Tustumi Francisco, Takeda Flavio Roberto, Kimura Cintia Mayumi Sakurai, Sallum Rubens Antônio Aissar, Ribeiro Ulysses, Cecconello Ivan
Departamento de Cirurgia do Aparelho Digestivo do Hospital das Clínicas de São Paulo; Faculdade de Medicina da Universidade de São Paulo, São Paulo, SP, Brasil. , Universidade de São Paulo, Hospital das Clínicas de São Paulo, Faculdade de Medicina, Universidade de São Paulo, São Paulo SP , Brazil.
Arq Gastroenterol. 2016 Jan-Mar;53(1):44-8. doi: 10.1590/S0004-28032016000100009.
Esophageal cancer is one of the leading causes of mortality among the neoplasms that affect the gastrointestinal tract. There are several factors that contribute for development of an epidemiological esophageal cancer profile in a population.
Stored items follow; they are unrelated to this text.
SIGNATURES = {
    "kpx_last_error": (C.c_char_p, []),
    "kpx_version": (C.c_int, []),
    "kpx_unproject_u16": (C.c_int, [_vp, _vp, _i64, _i32, _vp, _vp]),
    "kpx_median_workspace_bytes": (_sz, [_i32]),
    "kpx_median_i16": (C.c_int, [_vp, _i64, _i64, _i32, _vp, _vp, _sz, _vp]),
    "kpx_compact_workspace_bytes": (_sz, [_i64, _i32]),
    "kpx_rgbd_compact": (C.c_int, [_vp, _vp, _i64, _i32, _i32, _vp, _f64, _vp, _vp, _vp, _vp, _vp, _sz, _vp]),
    "kpx_depth_to_cloud_workspace_bytes": (_sz, [_i64, _i32]),
    "kpx_depth_to_cloud": (C.c_int, [_vp, _vp, _vp, _i64, _i32, _i32, _f64, _vp, _vp, _vp, _vp, _vp, _sz, _vp]),
    "kpx_transform": (C.c_int, [_vp, _i64, _vp, _vp, _vp]),
    "kpx_rotate": (C.c_int, [_vp, _i64, _vp, _vp, _vp]),
    "kpx_joints_affine_f64": (C.c_int, [_vp, _i64, _vp, _vp, _vp, _vp]),
    "kpx_select_workspace_bytes": (_sz, [_i64]),
    "kpx_select_by_index": (C.c_int, [_vp, _vp, _vp, _i64, _vp, _i64, _i32, _vp, _vp, _vp, _vp, _vp, _sz, _vp]),
    "kpx_halfspace_select": (C.c_int, [_vp, _i64, _vp, _vp, _vp, _vp, _sz, _vp]),
    "kpx_slab_split": (C.c_int, [_vp, _i64, _f64, _vp, _vp, _vp, _vp, _vp, _sz, _vp]),
    "kpx_slab_split_bounded": (C.c_int, [_vp, _i64, _f64, _vp, _vp, _vp, _vp, _vp, _vp, _sz, _vp]),
    "kpx_select_by_index_bounds": (C.c_int, [_vp, _vp, _vp, _i64, _vp, _i64, _vp, _vp, _vp, _vp, _vp, _sz, _vp]),
    "kpx_bounds_workspace_bytes": (C.c_size_t, []),
    "kpx_bounds": (C.c_int, [_vp, _i64, _vp, _vp, _sz, _vp]),
    "kpx_voxel_workspace_bytes": (_sz, [_i64]),
    "kpx_voxel_downsample": (C.c_int, [_vp, _vp, _vp, _i64, _f64, _vp, _vp, _vp, _vp, _vp, _sz, _vp]),
    "kpx_voxel_batch_workspace_bytes": (_sz, [_i32, _vp]),
    "kpx_voxel_downsample_batch": (C.c_int, [_i32, _vp, _vp, _vp, _f64, _vp, _vp, _vp, _vp, _sz, _vp]),
    "kpx_fuse_voxel_workspace_bytes": (_sz, [_i64]),
    "kpx_fuse_voxel_downsample": (C.c_int, [_i32, _vp, _vp, _vp, _vp, _f64, _vp, _vp, _vp, _vp, _sz, _vp]),
    "kpx_sor_workspace_bytes": (_sz, [_i64, _i32]),
    "kpx_sor": (C.c_int, [_vp, _i64, _i32, _f64, _vp, _vp, _vp, _vp, _vp, _sz, _vp]),
    "kpx_sor_partial": (C.c_int, [_vp, _i64, _i32, _i64, _i64, _vp, _vp, _vp, _sz, _vp]),
    "kpx_sor_finish_workspace_bytes": (_sz, [_i64]),
    "kpx_sor_finish": (C.c_int, [_vp, _vp, _i64, _f64, _vp, _vp, _vp, _vp, _vp, _sz, _vp]),
    "kpx_dbscan_workspace_bytes": (_sz, [_i64]),
    "kpx_cluster_dbscan": (C.c_int, [_vp, _i64, _f64, _i32, _vp, _vp, _vp, _sz, _vp]),
    "kpx_radius_outlier_workspace_bytes": (_sz, [_i64]),
    "kpx_remove_radius_outlier": (C.c_int, [_vp, _i64, _i32, _f64, _vp, _vp, _vp, _sz, _vp]),
    "kpx_iss_workspace_bytes": (_sz, [_i64]),
    "kpx_iss_saliency": (C.c_int, [_vp, _i64, _f64, _f64, _f64, _i32, _vp, _vp, _sz, _vp]),
    "kpx_iss_nonmax": (C.c_int, [_vp, _i64, _vp, _f64, _i32, _vp, _vp, _vp, _sz, _vp]),
    "kpx_iss_keypoints": (C.c_int, [_vp, _i64, _f64, _f64, _f64, _f64, _i32, _vp, _vp, _vp, _vp, _sz, _vp]),
    "kpx_mean_nn_distance": (C.c_int, [_vp, _vp, _i64, _i32, _vp, _vp, _sz, _vp]),
    "kpx_fps_workspace_bytes": (_sz, [_i32, _i64]),
    "kpx_farthest_point_sample": (C.c_int, [_vp, _i64, _i32, _i32, _vp, _vp, _vp, _sz, _vp]),
    "kpx_farthest_point_sample_batch": (C.c_int, [_i32, _vp, _vp, _i32, _i32, _vp, _vp, _vp, _sz, _vp]),
    "kpx_normals_workspace_bytes": (_sz, [_i64, _i32]),
    "kpx_estimate_normals": (C.c_int, [_vp, _i64, _f64, _i32, _vp, _vp, _sz, _vp]),
    "kpx_search_index_bytes": (_sz, [_i64]),
    "kpx_search_index_build": (C.c_int, [_vp, _i64, _vp, _sz, _vp, _sz, _vp]),
    "kpx_search_workspace_bytes": (_sz, [_i64, _i32]),
    "kpx_search_knn": (C.c_int, [_vp, _sz, _vp, _i64, _i32, _f64, _vp, _vp, _vp, _vp, _sz, _vp]),
    "kpx_search_radius_count": (C.c_int, [_vp, _sz, _vp, _i64, _f64, _vp, _vp, _sz, _vp]),
    "kpx_search_radius_fill": (C.c_int, [_vp, _sz, _vp, _i64, _f64, _vp, _i64, _vp, _vp, _vp, _sz, _vp]),
    "kpx_segment_plane_workspace_bytes": (_sz, [_i64, _i32, _i32]),
    "kpx_segment_plane": (C.c_int, [_vp, _i64, _f64, _i32, _i32, _f64, _u64, _vp, _vp, _vp, _vp, _sz, _vp]),
    "kpx_nn_workspace_bytes": (_sz, [_i64, _i64]),
    "kpx_nn_search": (C.c_int, [_vp, _i64, _vp, _i64, _vp, _vp, _vp, _vp, _sz, _vp]),
    "kpx_registration_eval_workspace_bytes": (_sz, [_i64, _i64]),
    "kpx_registration_eval": (C.c_int, [_vp, _i64, _vp, _i64, _vp, _f64, _vp, _vp, _vp, _vp, _sz, _vp]),
    "kpx_kabsch_workspace_bytes": (_sz, [_i64]),
    "kpx_kabsch": (C.c_int, [_vp, _vp, _vp, _i64, _vp, _vp, _sz, _vp]),
    "kpx_icp_workspace_bytes": (_sz, [_i64, _i64]),
    "kpx_icp": (C.c_int, [_vp, _i64, _vp, _vp, _i64, _f64, _vp, _i32, _i32, _f64, _f64, _i32, _vp, _vp, _vp, _vp, _sz, _vp]),
    "kpx_fpfh_workspace_bytes": (_sz, [_i64, _i32]),
    "kpx_fpfh": (C.c_int, [_vp, _vp, _i64, _f64, _i32, _vp, _vp, _sz, _vp]),
    "kpx_feature_nn_workspace_bytes": (_sz, [_i64, _i64]),
    "kpx_feature_nn": (C.c_int, [_vp, _i64, _vp, _i64, _vp, _vp, _sz, _vp]),
    "kpx_ransac_workspace_bytes": (_sz, [_i64, _i64]),
    "kpx_ransac_corres": (C.c_int, [_vp, _i64, _vp, _i64, _vp, _i64, _f64, _i32, _f64, _i32, _f64, _u64, _vp, _vp, _sz, _vp]),
    "kpx_fgr_workspace_bytes": (_sz, [_i64]),
    "kpx_fgr_tuple_test": (C.c_int, [_vp, _i64, _vp, _i64, _vp, _i64, _f64, _i32, _u64, _vp, _vp, _vp, _sz, _vp]),
    "kpx_fgr_optimize": (C.c_int, [_vp, _i64, _vp, _i64, _vp, _i64, _f64, _i32, _i32, _f64, _i32, _vp, _vp, _sz, _vp]),
    "kpx_sample_workspace_bytes": (_sz, [_i64]),
    "kpx_sample_points": (C.c_int, [_vp, _i64, _i64, _u64, _vp, _vp, _vp, _sz, _vp]),
    "kpx_obb_workspace_bytes": (_sz, [_i32, _i64]),
    "kpx_obb_batch": (C.c_int, [_vp, _i32, _i32, _i64, _vp, _vp, _vp, _sz, _vp]),
    "kpx_normalize_batch": (C.c_int, [_vp, _i32, _i64, _vp, _i32, _vp, _vp, _vp]),
    "kpx_color_gradient_workspace_bytes": (_sz, [_i64, _i32]),
    "kpx_color_gradient": (C.c_int, [_vp, _vp, _vp, _i64, _f64, _i32, _vp, _vp, _sz, _vp]),
    "kpx_colored_icp_workspace_bytes": (_sz, [_i64, _i64]),
    "kpx_colored_icp": (C.c_int, [_vp, _vp, _i64, _vp, _vp, _vp, _vp, _i64, _f64, _vp, _f64, _i32, _f64, _f64, _i32, _vp, _vp, _sz, _vp]),
    "kpx_covariances_workspace_bytes": (_sz, [_i64, _i32]),
    "kpx_estimate_covariances": (C.c_int, [_vp, _i64, _f64, _i32, _vp, _vp, _sz, _vp]),
    "kpx_gicp_covariances": (C.c_int, [_vp, _i64, _f64, _vp, _vp]),
    "kpx_rotate_covariances": (C.c_int, [_vp, _i64, _vp, _vp, _vp]),
    "kpx_generalized_icp_workspace_bytes": (_sz, [_i64, _i64]),
    "kpx_generalized_icp": (C.c_int, [_vp, _vp, _i64, _vp, _vp, _i64, _f64, _vp, _i32, _f64, _f64, _i32, _vp, _vp, _vp, _vp, _sz, _vp]),
    "kpx_icp_robust": (C.c_int, [_vp, _i64, _vp, _vp, _i64, _f64, _vp, _i32, _i32, _f64, _f64, _i32, _vp, _vp, _vp, _vp, _sz, _vp, _i32, _f64]),
    "kpx_colored_icp_robust": (C.c_int, [_vp, _vp, _i64, _vp, _vp, _vp, _vp, _i64, _f64, _vp, _f64, _i32, _f64, _f64, _i32, _vp, _vp, _sz, _vp,
                                         _i32, _f64]),
    "kpx_generalized_icp_robust": (C.c_int, [_vp, _vp, _i64, _vp, _vp, _i64, _f64, _vp, _i32, _f64, _f64, _i32, _vp, _vp, _vp, _vp, _sz, _vp,
                                             _i32, _f64]),
    "kpx_fuse_skeletons": (C.c_int, [_vp, _i32, _i64, _i32, _f64, _f64, _i32, _vp, _vp]),
    "kpx_nn_engine": (C.c_int, [_i32]),
    "kpx_icp_batch_workspace_bytes": (_sz, [_i32, _vp, _i64]),
    "kpx_icp_batch": (C.c_int, [_i32, _vp, _vp, _vp, _vp, _i64, _f64, _vp, _i32, _i32, _f64, _f64, _vp, _vp, _sz, _vp]),
    "kpx_prof_begin": (C.c_int, [_i32]),
    "kpx_prof_stride": (C.c_int, [_i32]),
    "kpx_frame_step_workspace_bytes": (_sz, [_i32, _i64]),
    "kpx_frame_step": (C.c_int, [_vp, _vp, _vp, _i64, _i32, _vp, _vp, _vp, _vp, _vp, _vp, _vp, _vp, _sz, _vp]),
    "kpx_frame_step_host_workspace_bytes": (_sz, [_i32, _i64]),
    "kpx_frame_step_host": (C.c_int, [_vp, _vp, _vp, _i64, _i32, _vp, _vp, _vp, _vp, _vp, _vp, _vp, _vp, _sz, _vp]),
    "kpx_rccl_load": (C.c_int, [_vp]),
    "kpx_rccl_unique_id": (C.c_int, [_vp]),
    "kpx_comm_create_rccl": (C.c_int, [_vp, _i32, _i32, _vp]),
    "kpx_comm_create_callbacks": (C.c_int, [_i32, _i32, _vp, _vp, _vp, _vp]),
    "kpx_comm_create_replay": (C.c_int, [_i32, _i32, _i32, _i32, _i32, _i32, _vp, _vp, _vp]),
    "kpx_comm_destroy": (C.c_int, [_vp]),
    "kpx_comm_rank": (C.c_int, [_vp]),
    "kpx_comm_world": (C.c_int, [_vp]),
    "kpx_comm_broadcast": (C.c_int, [_vp, _vp, _sz, _i32, _vp]),
    "kpx_comm_allgather": (C.c_int, [_vp, _vp, _vp, _sz, _vp]),
    "kpx_copy_bytes": (C.c_int, [_vp, _vp, _sz, _vp, _i32]),
    "kpx_order_create": (C.c_int, [_i32, _vp]),
    "kpx_order_destroy": (C.c_int, [_vp]),
    "kpx_order_submit": (C.c_int, [_vp, _vp]),
    "kpx_order_block": (C.c_int, [_vp, _i64]),
    "kpx_order_turn_begin": (C.c_int, [_vp, _i64, _i32]),
    "kpx_order_turn_end": (C.c_int, [_vp, _i64, _i32]),
    "kpx_order_skip": (C.c_int, [_vp, _i64, _i32]),
    "kpx_order_finish": (C.c_int, [_vp, _i64]),
    "kpx_order_log": (C.c_int, [_vp, _vp, _i64, _vp]),
    "kpx_frame_step_sharded_workspace_bytes": (_sz, [_i32, _i32, _i32, _i64, _i32]),
    "kpx_frame_step_sharded": (C.c_int, [_vp, _vp, _i64, _vp, _vp, _i32, _vp, _i64, _i32, _vp, _vp, _i32, _vp, _vp, _vp, _vp, _vp, _vp, _sz, _vp]),
    "kpx_stream_workspace_bytes": (_sz, [_i32, _i32, _i32, _i64, _i32]),
    "kpx_stream_create": (C.c_int, [_vp, _i64, _i32, _vp, _vp, _i32, _vp, _i32, _vp, _sz, _vp]),
    "kpx_stream_submit": (C.c_int, [_vp, _vp, _vp, _i32, _vp, _vp]),
    "kpx_stream_pop": (C.c_int, [_vp, _vp, _vp, _vp]),
    "kpx_stream_pending": (C.c_int, [_vp]),
    "kpx_stream_capacity": (C.c_int, [_vp]),
    "kpx_stream_destroy": (C.c_int, [_vp]),
    "kpx_stream_stats": (C.c_int, [_vp, _vp]),
    "kpx_host_resources": (C.c_int, [_vp]),
    "kpx_sor_select": (C.c_int, [_vp, _vp, C.c_int64, C.c_int32, C.c_double, _vp, _vp, _vp, _vp, _vp, _vp, C.c_size_t, _vp]),
    "kpx_sort_pairs_u32_workspace_bytes": (C.c_size_t, [C.c_int64]),
    "kpx_sort_pairs_u32": (C.c_int, [_vp, _vp, C.c_int64, C.c_int32, _vp, _vp, _vp, C.c_size_t, _vp]),
    "kpx_prof_icp_phases": (C.c_int, [_vp]),
    "kpx_prof_icp_waves": (C.c_int, [_vp, C.c_int64, _vp]),
    "kpx_icp_chain": (C.c_int, [C.c_int32]),
    "kpx_prof_icp_cert": (C.c_int, [_vp]),
    "kpx_prof_icp_chain": (C.c_int, [_vp]),
    "kpx_prof_end": (C.c_int, [_vp, _vp, _vp]),
    "kpx_tsdf_workspace_bytes": (_sz, [_i32]),
    "kpx_tsdf_integrate": (C.c_int, [_vp, _vp, _i32, _f64, _vp, _f64, _i32, _vp, _i32, _f64, _f64, _vp, _i32, _i32, _vp, _vp, _vp]),
    "kpx_tsdf_extract_count": (C.c_int, [_vp, _i32, _i32, _vp, _vp, _sz, _vp]),
    "kpx_tsdf_extract_fill": (C.c_int, [_vp, _vp, _i32, _f64, _vp, _i32, _i64, _vp, _vp, _vp, _vp, _sz, _vp]),
    "kpx_tsdf_mesh_workspace_bytes": (_sz, [_i32]),
    "kpx_tsdf_mesh_count": (C.c_int, [_vp, _i32, _vp, _vp, _sz, _vp]),
    "kpx_tsdf_mesh_fill": (C.c_int, [_vp, _vp, _i32, _f64, _vp, _i64, _i64, _vp, _vp, _vp, _vp, _sz, _vp]),
    "kpx_tsdf_blocks_touch_workspace_bytes": (_sz, [_i32, _i32, _i32, _i32, _f64, _f64]),
    "kpx_tsdf_blocks_touch": (C.c_int, [_vp, _vp, _i64, _i32, _vp, _i32, _f64, _f64, _i32, _i32, _vp, _vp, _i32, _f64, _f64, _vp, _vp, _sz, _vp]),
    "kpx_tsdf_blocks_insert": (C.c_int, [_vp, _vp, _i64, _i64, _vp, _vp, _vp, _vp, _i64, _i32, _i32, _i32, _i32, _i32, _f64, _f64, _vp, _sz, _vp]),
    "kpx_tsdf_blocks_integrate": (C.c_int, [_vp, _vp, _i64, _i32, _f64, _f64, _i64, _i32, _vp, _i32, _f64, _f64, _vp, _i32, _i32, _vp, _vp, _i32, _vp, _sz,
                                            _vp]),
    "kpx_tsdf_blocks_extract_workspace_bytes": (_sz, [_i64, _i32, _i32]),
    "kpx_tsdf_blocks_extract_count": (C.c_int, [_vp, _vp, _i64, _vp, _i32, _i32, _vp, _vp, _sz, _vp]),
    "kpx_tsdf_blocks_extract_fill": (C.c_int, [_vp, _vp, _i64, _vp, _vp, _i32, _f64, _i32, _i64, _vp, _vp, _vp, _vp, _sz, _vp]),
    "kpx_tsdf_blocks_mesh_count": (C.c_int, [_vp, _vp, _i64, _vp, _i32, _vp, _vp, _sz, _vp]),
    "kpx_tsdf_blocks_mesh_fill": (C.c_int, [_vp, _vp, _i64, _vp, _vp, _i32, _f64, _i64, _i64, _vp, _vp, _vp, _vp, _sz, _vp]),
    "kpx_mesh_normals_workspace_bytes": (_sz, [_i64, _i64]),
    "kpx_mesh_normals": (C.c_int, [_vp, _i64, _vp, _i64, _i32, _vp, _vp, _vp, _sz, _vp]),
    "kpx_mesh_surface_area": (C.c_int, [_vp, _i64, _vp, _i64, _vp, _vp]),
    "kpx_mesh_adjacency_workspace_bytes": (_sz, [_i64, _i64]),
    "kpx_mesh_adjacency": (C.c_int, [_vp, _i64, _i64, _vp, _vp, _vp, _vp, _sz, _vp]),
    "kpx_mesh_edges_workspace_bytes": (_sz, [_i64, _i64]),
    "kpx_mesh_non_manifold_edges": (C.c_int, [_vp, _i64, _i64, _i32, _vp, _vp, _vp, _sz, _vp]),
    "kpx_mesh_cluster_workspace_bytes": (_sz, [_i64, _i64]),
    "kpx_mesh_cluster_triangles": (C.c_int, [_vp, _i64, _vp, _i64, _vp, _vp, _vp, _vp, _vp, _sz, _vp]),
    "kpx_mesh_flags": (C.c_int, [_i32, _vp, _i64, _i64, _vp, _i64, _vp, _i64, _vp]),
    "kpx_mesh_select_workspace_bytes": (_sz, [_i64, _i64]),
    "kpx_mesh_select_triangles": (C.c_int, [_vp, _vp, _i64, _vp, _i32, _vp, _vp, _vp, _vp, _sz, _vp]),
    "kpx_mesh_select_vertices": (C.c_int, [_vp, _vp, _vp, _i64, _vp, _vp, _i64, _vp, _i32, _vp, _vp, _vp, _vp, _vp, _vp, _vp, _sz, _vp]),
    "kpx_mesh_smooth_workspace_bytes": (_sz, [_i64]),
    "kpx_mesh_smooth": (C.c_int, [_vp, _vp, _vp, _i64, _vp, _vp, _i64, _i32, _i32, _f64, _f64, _vp, _vp, _vp, _vp, _sz, _vp]),
    "kpx_mesh_sample_workspace_bytes": (_sz, [_i64]),
    "kpx_mesh_sample_points": (C.c_int, [_vp, _vp, _vp, _vp, _i64, _vp, _i64, _i64, _u64, _vp, _vp, _vp, _vp, _vp, _sz, _vp]),
    "kpx_rayscene_bytes": (_sz, [_i64]),
    "kpx_rayscene_workspace_bytes": (_sz, [_i64]),
    "kpx_rayscene_build": (C.c_int, [_vp, _i64, _vp, _i64, _vp, _vp, _sz, _vp, _sz, _vp]),
    "kpx_rayscene_rays": (C.c_int, [_vp, _sz, _vp, _i64, _i32, _f64, _f64, _i32, _vp, _vp, _vp, _vp, _vp, _vp, _vp, _vp]),
    "kpx_rayscene_closest": (C.c_int, [_vp, _sz, _vp, _i64, _i32, _vp, _vp, _vp, _vp, _vp, _vp]),
    "kpx_mesh_links_workspace_bytes": (_sz, [_i64, _i64]),
    "kpx_mesh_non_manifold_vertices": (C.c_int, [_vp, _i64, _i64, _vp, _vp, _vp, _sz, _vp]),
    "kpx_mesh_orientation_workspace_bytes": (_sz, [_i64, _i64]),
    "kpx_mesh_orientation": (C.c_int, [_vp, _i64, _i64, _vp, _vp, _vp, _vp, _vp, _sz, _vp]),
    "kpx_mesh_volume_workspace_bytes": (_sz, [_i64]),
    "kpx_mesh_volume": (C.c_int, [_vp, _i64, _vp, _i64, _vp, _vp, _sz, _vp]),
    "kpx_mesh_edge_count": (C.c_int, [_vp, _i64, _i64, _vp, _vp, _sz, _vp]),
    "kpx_rayscene_triangle_pairs_count": (C.c_int, [_vp, _sz, _vp, _i64, _vp, _i64, _i32, _i32, _i32, _vp, _vp, _vp]),
    "kpx_rayscene_triangle_pairs_workspace_bytes": (_sz, [_i64]),
    "kpx_rayscene_triangle_pairs_fill": (C.c_int, [_vp, _sz, _vp, _i64, _vp, _i64, _i32, _i32, _vp, _i64, _vp, _vp, _sz, _vp]),
    "kpx_voxelgrid_from_cloud_workspace_bytes": (_sz, [_i64]),
    "kpx_voxelgrid_from_cloud": (C.c_int, [_vp, _vp, _i64, _f64, _vp, _vp, _vp, _vp, _vp, _vp, _sz, _vp]),
    "kpx_voxelgrid_dense": (C.c_int, [_i32, _i32, _i32, _vp, _vp, _vp, _vp]),
    "kpx_voxelgrid_carve_workspace_bytes": (_sz, [_i64]),
    "kpx_voxelgrid_carve": (C.c_int, [_vp, _vp, _i64, _vp, _f64, _i32, _i32, _vp, _i32, _f64, _f64, _i32, _i32, _vp, _vp, _i32, _i32, _vp, _vp, _vp,
                                      _vp, _sz, _vp]),
    "kpx_voxelgrid_included": (C.c_int, [_vp, _i32, _i64, _vp, _i64, _vp, _f64, _vp, _vp]),
    "kpx_image_workspace_bytes": (_sz, [_i32, _i32, _i32]),
    "kpx_image_filter": (C.c_int, [_vp, _vp, _i32, _i32, _i32, _i32, _vp, _sz, _vp]),
    "kpx_image_downsample": (C.c_int, [_vp, _vp, _i32, _i32, _i32, _vp]),
    "kpx_odometry_workspace_bytes": (_sz, [_i32, _i32, _i32, _i32]),
    "kpx_odometry_correspondence": (C.c_int, [_vp, _vp, _i32, _i32, _vp, _vp, _f64, _vp, _vp, _vp, _sz, _vp]),
    "kpx_rgbd_odometry": (C.c_int, [_i32, _vp, _vp, _vp, _vp, _i32, _vp, _vp, _f64, _f64, _i32, _i32, _vp, _vp, _i32, _i32, _vp, _f64, _f64, _f64,
                                    _vp, _vp, _sz, _vp]),
    "kpx_odometry_iteration": (C.c_int, [_vp, _vp, _vp, _vp, _vp, _vp, _vp, _vp, _i32, _i32, _vp, _vp, _i32, _f64, _vp, _vp, _sz, _vp]),
    "kpx_orient_normals": (C.c_int, [_vp, _vp, _i64, _i32, _vp, _vp]),
    "kpx_emst_workspace_bytes": (_sz, [_i64, _i32]),
    "kpx_emst": (C.c_int, [_vp, _i64, _i32, _vp, _vp, _vp, _sz, _vp]),
    "kpx_orient_normals_tangent_workspace_bytes": (_sz, [_i64, _i32]),
    "kpx_orient_normals_tangent": (C.c_int, [_vp, _vp, _i64, _i32, _vp, _vp, _vp, _vp, _sz, _vp]),
    "kpx_pointnet_workspace_bytes": (_sz, [_i32, _i64, _i32]),
    "kpx_pointnet_forward": (C.c_int, [_vp, _i64, _vp, _i32, _i64, _i32, _vp, _vp, _vp, _vp, _vp, _vp, _vp, _sz, _vp]),
    "kpx_joint_metrics": (C.c_int, [_vp, _vp, _i64, _vp, _i32, _vp, _vp, _vp]),
    "kpx_pointnet_train_floats": (C.c_int, [_i32, _vp, _vp]),
    "kpx_pointnet_train_workspace_bytes": (_sz, [_i32, _i64, _i32]),
    "kpx_pointnet_grad": (C.c_int, [_vp, _i64, _vp, _vp, _i32, _i64, _i32, _u64, _u64, _i32, _vp, _vp] + [_vp] * 9 + [_vp, _sz, _vp]),
    "kpx_adam_step": (C.c_int, [_vp, _vp, _vp, _vp, _i64, _f64, _f64, _f64, _f64, _i64, _vp]),
    "kpx_pointnet_train_step": (C.c_int, [_vp, _i64, _vp, _vp, _i32, _i64, _i32, _u64, _u64, _i32, _vp, _vp, _vp, _vp, _f64, _f64, _f64, _f64, _i64,
                                          _vp, _sz, _vp]),
    "kpx_xy_table": (C.c_int, [_vp, _i32, _i32, _vp, _vp]),
    "kpx_color_to_depth": (C.c_int, [_vp, _vp, _vp, _i64, _i32, _i32, _i32, _i32, _vp, _i32, _i32, _vp, _vp]),
    "kpx_depth_to_color_workspace_bytes": (_sz, [_i32, _i32, _i32]),
    "kpx_depth_to_color": (C.c_int, [_vp, _vp, _i32, _i32, _i32, _i32, _i32, _vp, _i32, _f64, _vp, _vp, _sz, _vp]),
    "kpx_color_to_depth_visible": (C.c_int, [_vp, _vp, _vp, _i64, _i32, _i32, _i32, _i32, _vp, _i32, _i32, _vp, _f64, _vp, _vp]),
    "kpx_undistort_map": (C.c_int, [_vp, _vp, _i32, _i32, _vp, _vp]),
    "kpx_remap_u8": (C.c_int, [_vp, _vp, _i32, _i32, _i32, _i32, _i32, _i32, _i32, _i32, _vp, _vp]),
    "kpx_remap_depth": (C.c_int, [_vp, _vp, _i32, _i32, _i32, _i32, _i32, _i32, _i32, _f64, _vp, _vp]),
}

This study aims to describe both clinically and epidemiologically the population of patients with diagnosis of esophageal cancer treated in a quaternary attention institute for cancer from January, 2009 to December, 2011, in Sao Paulo, Brazil.
The charts of all patients diagnosed with esophageal cancer from January, 2009, to December, 2011, in a Sao Paulo (Brazil) quaternary oncology institute were retrospectively reviewed.
Squamous cell cancer made up to 80% of the cases of esophageal cancer. Average age at diagnosis was 60.66 years old for esophageal adenocarcinoma and 62 for squamous cell cancer, average time from the beginning of symptoms to the diagnosis was 3.52 months for esophageal adenocarcinoma and 4.2 months for squamous cell cancer. Average time for initiating treatment when esophageal cancer is diagnosed was 4 months for esophageal adenocarcinoma and 4.42 months for squamous cell cancer. There was a clear association between squamous cell cancer and head and neck cancers, as well as certain habits, such as smoking and alcoholism, while adenocarcinoma cancer showed more association with gastric cancer and gastroesophageal reflux disease. Tumoral bleeding and pneumonia were the main causes of death. No difference in survival rate was noted between the two groups.
Adenocarcinoma and squamous cell carcinoma are different diseases, but both are diagnosed in advanced stages in Brazil, compromising the patients' possibilities of cure.
食管癌是影响胃肠道的肿瘤中导致死亡的主要原因之一。有几个因素促成了人群中食管癌流行病学特征的形成。
本研究旨在从临床和流行病学角度描述2009年1月至2011年12月在巴西圣保罗一家癌症四级诊疗机构接受治疗的食管癌确诊患者群体。
回顾性分析了巴西圣保罗一家癌症四级诊疗机构2009年1月至2011年12月期间所有确诊食管癌患者的病历。
鳞状细胞癌占食管癌病例的80%。食管腺癌确诊时的平均年龄为60.66岁,鳞状细胞癌为62岁;食管腺癌从症状出现到确诊的平均时间为3.52个月,鳞状细胞癌为4.2个月。食管癌确诊后开始治疗的平均时间,食管腺癌为4个月,鳞状细胞癌为4.42个月。鳞状细胞癌与头颈癌以及某些习惯(如吸烟和酗酒)之间存在明显关联,而腺癌与胃癌和胃食管反流病的关联更为密切。肿瘤出血和肺炎是主要死因。两组的生存率无差异。
腺癌和鳞状细胞癌是不同的疾病,但在巴西均在晚期被诊断出来,这影响了患者的治愈可能性。